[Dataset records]

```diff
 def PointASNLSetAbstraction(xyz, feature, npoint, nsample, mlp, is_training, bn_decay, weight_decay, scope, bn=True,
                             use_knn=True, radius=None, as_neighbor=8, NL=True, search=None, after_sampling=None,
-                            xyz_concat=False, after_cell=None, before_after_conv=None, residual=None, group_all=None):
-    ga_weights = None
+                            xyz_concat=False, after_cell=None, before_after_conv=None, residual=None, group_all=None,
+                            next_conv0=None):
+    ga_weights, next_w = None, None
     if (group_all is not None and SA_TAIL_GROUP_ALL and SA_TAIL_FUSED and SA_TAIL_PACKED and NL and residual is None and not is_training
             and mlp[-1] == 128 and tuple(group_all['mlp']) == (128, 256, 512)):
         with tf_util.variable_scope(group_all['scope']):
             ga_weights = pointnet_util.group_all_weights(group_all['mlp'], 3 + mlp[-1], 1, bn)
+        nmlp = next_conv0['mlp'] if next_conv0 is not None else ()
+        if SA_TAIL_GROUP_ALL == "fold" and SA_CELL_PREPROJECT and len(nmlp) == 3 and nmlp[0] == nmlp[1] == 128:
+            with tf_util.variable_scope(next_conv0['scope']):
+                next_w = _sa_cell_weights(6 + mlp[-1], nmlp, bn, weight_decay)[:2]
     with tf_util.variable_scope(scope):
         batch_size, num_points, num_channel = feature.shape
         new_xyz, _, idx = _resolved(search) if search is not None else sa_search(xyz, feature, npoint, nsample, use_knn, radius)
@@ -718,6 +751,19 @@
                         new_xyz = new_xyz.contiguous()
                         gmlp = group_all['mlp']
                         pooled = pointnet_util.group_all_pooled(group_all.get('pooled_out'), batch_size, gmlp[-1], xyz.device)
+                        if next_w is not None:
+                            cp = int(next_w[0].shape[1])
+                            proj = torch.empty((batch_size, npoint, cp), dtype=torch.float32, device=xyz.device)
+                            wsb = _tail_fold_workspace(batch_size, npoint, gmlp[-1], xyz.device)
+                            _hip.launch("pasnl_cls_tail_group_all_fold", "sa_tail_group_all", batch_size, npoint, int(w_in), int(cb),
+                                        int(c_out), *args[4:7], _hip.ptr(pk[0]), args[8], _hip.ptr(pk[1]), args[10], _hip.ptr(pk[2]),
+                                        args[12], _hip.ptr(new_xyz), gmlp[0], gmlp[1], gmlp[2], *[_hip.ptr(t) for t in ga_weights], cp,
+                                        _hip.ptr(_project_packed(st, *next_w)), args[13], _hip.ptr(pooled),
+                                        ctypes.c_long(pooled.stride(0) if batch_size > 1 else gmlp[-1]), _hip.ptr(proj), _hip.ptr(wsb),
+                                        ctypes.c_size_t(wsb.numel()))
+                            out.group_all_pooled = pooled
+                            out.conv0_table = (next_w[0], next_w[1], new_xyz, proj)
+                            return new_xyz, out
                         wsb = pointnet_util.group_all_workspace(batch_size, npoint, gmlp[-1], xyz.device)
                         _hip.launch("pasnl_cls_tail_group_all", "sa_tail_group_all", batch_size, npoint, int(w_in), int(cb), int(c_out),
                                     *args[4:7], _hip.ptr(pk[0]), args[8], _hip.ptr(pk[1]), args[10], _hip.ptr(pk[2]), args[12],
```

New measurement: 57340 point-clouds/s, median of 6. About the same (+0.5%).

▸ Task item
Considering each line of the records on its own, count those that contain "feature" and give only that number.

▸ Answer section
3